**Exercise requirements:** Please report, as a single number with no other text, how many lines of the listing contain "freq".

[Records to process Boundary: Start]

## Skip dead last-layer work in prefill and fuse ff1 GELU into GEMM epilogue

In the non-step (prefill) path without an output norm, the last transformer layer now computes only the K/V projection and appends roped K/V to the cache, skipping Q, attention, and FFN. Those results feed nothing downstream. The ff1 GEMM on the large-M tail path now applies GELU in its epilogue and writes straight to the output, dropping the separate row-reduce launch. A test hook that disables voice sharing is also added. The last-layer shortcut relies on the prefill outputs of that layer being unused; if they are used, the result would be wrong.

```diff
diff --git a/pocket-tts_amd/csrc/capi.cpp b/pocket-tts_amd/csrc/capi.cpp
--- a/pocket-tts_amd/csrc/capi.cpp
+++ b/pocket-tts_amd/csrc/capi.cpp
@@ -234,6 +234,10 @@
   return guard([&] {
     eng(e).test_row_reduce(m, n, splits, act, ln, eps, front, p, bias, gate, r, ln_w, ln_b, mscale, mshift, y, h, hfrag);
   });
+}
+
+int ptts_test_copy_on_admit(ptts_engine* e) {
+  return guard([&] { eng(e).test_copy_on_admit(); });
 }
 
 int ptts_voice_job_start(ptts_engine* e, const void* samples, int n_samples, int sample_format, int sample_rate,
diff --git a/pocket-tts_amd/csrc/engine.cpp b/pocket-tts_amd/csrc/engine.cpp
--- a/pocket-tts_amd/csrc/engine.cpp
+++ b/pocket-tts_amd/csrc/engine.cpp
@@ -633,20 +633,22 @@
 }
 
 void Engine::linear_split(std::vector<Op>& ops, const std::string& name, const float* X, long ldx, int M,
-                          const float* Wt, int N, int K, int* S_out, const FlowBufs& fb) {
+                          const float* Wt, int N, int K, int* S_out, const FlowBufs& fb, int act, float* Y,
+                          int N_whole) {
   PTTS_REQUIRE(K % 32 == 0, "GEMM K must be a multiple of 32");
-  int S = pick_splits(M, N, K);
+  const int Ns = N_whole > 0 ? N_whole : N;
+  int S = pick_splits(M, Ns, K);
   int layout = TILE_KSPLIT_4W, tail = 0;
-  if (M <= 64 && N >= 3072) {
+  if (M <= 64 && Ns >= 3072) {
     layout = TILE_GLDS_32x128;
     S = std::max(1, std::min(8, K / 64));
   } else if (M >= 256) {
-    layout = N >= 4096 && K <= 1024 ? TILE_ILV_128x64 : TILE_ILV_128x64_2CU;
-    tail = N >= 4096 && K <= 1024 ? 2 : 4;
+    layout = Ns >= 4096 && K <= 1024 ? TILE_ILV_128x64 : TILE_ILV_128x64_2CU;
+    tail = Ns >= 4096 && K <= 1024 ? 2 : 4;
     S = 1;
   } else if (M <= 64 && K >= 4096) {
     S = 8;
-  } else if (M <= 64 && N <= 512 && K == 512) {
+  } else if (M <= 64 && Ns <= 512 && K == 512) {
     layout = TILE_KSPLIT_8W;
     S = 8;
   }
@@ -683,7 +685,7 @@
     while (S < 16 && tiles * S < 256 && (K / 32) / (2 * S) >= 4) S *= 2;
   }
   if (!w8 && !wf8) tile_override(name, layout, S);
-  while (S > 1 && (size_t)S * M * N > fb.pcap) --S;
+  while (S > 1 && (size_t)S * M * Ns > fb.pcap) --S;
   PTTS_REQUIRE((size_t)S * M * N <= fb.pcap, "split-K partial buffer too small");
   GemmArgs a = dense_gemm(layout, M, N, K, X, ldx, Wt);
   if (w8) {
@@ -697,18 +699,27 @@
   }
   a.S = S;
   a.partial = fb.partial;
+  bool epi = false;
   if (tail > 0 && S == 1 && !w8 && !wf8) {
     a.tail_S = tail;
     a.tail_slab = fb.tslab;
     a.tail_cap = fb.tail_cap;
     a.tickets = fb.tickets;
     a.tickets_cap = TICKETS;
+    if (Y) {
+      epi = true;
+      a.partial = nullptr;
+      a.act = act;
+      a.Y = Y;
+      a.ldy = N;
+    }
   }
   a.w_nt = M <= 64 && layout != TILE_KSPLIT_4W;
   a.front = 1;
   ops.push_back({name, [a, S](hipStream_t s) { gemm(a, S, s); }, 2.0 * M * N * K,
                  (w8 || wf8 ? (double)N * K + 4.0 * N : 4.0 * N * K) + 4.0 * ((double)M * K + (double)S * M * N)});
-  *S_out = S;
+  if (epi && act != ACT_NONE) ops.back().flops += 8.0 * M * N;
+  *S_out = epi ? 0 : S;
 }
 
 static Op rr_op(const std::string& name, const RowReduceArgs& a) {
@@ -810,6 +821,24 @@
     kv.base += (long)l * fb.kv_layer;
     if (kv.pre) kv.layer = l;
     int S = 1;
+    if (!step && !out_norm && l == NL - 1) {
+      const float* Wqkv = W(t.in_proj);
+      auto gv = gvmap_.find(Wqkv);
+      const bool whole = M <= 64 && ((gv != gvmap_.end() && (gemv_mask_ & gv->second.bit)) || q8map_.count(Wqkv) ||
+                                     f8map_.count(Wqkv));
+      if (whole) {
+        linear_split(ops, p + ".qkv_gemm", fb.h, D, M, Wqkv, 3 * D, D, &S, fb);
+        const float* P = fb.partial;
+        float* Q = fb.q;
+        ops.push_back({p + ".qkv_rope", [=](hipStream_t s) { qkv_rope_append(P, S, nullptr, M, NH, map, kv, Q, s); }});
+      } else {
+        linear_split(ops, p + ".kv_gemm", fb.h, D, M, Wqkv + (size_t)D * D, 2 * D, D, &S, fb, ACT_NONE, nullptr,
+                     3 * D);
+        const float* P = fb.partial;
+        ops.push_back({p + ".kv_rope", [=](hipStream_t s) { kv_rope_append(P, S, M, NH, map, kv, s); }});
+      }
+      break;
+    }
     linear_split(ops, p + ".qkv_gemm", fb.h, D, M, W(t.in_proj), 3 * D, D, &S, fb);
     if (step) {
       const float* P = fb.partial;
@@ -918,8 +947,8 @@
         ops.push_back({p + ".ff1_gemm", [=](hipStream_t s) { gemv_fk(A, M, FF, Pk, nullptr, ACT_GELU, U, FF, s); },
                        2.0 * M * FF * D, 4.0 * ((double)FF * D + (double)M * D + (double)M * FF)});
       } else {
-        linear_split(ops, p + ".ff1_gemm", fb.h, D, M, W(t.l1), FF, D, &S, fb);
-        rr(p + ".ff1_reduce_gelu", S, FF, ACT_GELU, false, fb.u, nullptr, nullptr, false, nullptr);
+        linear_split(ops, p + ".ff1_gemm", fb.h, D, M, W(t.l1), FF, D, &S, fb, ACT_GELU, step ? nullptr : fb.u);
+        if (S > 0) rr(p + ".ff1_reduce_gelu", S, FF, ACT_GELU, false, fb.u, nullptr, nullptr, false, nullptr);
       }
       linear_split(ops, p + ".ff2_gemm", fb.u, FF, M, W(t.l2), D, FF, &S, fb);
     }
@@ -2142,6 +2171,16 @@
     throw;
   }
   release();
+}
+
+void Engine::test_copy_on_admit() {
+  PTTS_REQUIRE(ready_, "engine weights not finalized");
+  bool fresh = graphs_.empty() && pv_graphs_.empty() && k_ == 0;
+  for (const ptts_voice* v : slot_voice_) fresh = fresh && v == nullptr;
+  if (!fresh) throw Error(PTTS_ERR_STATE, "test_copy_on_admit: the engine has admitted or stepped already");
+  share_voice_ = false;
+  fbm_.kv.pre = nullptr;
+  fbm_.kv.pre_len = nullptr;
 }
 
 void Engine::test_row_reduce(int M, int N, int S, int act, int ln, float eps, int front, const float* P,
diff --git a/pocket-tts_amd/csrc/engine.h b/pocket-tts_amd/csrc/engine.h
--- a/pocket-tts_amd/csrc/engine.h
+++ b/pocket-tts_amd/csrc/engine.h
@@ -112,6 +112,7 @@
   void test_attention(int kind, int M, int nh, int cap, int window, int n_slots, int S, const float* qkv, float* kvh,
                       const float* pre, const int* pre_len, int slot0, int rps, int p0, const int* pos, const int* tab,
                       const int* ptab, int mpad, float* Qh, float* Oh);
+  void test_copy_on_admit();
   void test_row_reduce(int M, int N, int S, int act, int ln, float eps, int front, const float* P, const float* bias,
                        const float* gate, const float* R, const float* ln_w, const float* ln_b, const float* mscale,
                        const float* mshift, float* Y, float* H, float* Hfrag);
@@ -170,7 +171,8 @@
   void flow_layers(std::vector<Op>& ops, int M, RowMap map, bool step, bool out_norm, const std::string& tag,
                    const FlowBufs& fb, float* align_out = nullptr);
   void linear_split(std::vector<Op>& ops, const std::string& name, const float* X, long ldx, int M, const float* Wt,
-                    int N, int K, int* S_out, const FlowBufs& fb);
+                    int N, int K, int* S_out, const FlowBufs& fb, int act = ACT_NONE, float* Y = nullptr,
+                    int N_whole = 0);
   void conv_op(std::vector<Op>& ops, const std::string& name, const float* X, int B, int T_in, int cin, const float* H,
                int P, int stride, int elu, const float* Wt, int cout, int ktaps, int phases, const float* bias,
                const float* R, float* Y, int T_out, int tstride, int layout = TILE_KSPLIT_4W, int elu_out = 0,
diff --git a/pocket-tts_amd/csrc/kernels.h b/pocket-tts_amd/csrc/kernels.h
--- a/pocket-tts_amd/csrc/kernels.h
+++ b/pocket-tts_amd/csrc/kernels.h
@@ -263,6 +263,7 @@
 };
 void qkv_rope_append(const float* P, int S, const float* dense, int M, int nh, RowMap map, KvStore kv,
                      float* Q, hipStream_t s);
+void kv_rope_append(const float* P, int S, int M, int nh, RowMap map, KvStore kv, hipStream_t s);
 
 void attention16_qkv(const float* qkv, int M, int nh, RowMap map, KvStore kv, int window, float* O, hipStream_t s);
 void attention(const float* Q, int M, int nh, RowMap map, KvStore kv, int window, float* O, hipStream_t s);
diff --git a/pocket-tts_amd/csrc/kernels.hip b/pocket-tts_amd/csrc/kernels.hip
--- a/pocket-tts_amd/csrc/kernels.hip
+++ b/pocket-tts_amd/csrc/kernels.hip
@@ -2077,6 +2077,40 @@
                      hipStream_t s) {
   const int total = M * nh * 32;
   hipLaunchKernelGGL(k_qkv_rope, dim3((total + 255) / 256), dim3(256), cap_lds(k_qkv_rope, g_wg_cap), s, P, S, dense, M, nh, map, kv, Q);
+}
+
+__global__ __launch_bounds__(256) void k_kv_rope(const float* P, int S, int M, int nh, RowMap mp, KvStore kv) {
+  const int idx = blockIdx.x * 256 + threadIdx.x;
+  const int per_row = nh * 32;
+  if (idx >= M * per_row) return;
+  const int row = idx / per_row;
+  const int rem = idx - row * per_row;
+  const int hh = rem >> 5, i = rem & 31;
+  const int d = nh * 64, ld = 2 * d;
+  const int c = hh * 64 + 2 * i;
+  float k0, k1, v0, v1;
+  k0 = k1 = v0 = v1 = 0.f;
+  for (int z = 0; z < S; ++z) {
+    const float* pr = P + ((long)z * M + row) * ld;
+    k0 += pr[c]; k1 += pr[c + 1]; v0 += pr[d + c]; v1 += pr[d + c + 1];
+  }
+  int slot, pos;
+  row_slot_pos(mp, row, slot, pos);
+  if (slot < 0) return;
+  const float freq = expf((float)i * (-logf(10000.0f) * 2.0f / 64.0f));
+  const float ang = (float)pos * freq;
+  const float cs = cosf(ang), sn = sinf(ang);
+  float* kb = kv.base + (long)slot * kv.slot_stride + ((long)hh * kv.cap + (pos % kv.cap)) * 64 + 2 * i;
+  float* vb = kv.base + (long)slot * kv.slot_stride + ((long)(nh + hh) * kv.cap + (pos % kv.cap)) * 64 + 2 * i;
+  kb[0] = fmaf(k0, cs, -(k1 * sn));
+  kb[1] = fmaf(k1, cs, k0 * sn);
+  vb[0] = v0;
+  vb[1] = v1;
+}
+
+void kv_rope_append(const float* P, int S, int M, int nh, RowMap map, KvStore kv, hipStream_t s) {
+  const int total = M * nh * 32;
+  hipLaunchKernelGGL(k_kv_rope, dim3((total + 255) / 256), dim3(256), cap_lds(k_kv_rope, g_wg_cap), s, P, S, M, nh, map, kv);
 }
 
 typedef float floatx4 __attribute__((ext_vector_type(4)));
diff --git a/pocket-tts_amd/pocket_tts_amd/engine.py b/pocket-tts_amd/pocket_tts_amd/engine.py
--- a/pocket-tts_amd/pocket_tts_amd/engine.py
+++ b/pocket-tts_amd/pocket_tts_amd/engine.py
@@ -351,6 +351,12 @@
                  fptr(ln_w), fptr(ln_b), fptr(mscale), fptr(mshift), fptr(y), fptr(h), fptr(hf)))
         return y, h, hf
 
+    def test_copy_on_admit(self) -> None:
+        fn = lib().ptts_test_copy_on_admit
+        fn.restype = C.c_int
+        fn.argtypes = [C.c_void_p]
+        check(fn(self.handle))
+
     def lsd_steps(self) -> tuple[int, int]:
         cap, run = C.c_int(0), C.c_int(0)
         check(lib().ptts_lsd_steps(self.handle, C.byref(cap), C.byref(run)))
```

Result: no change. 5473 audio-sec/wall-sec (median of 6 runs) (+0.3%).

[Records to process Boundary: End]

**Reply to the exercise:** 2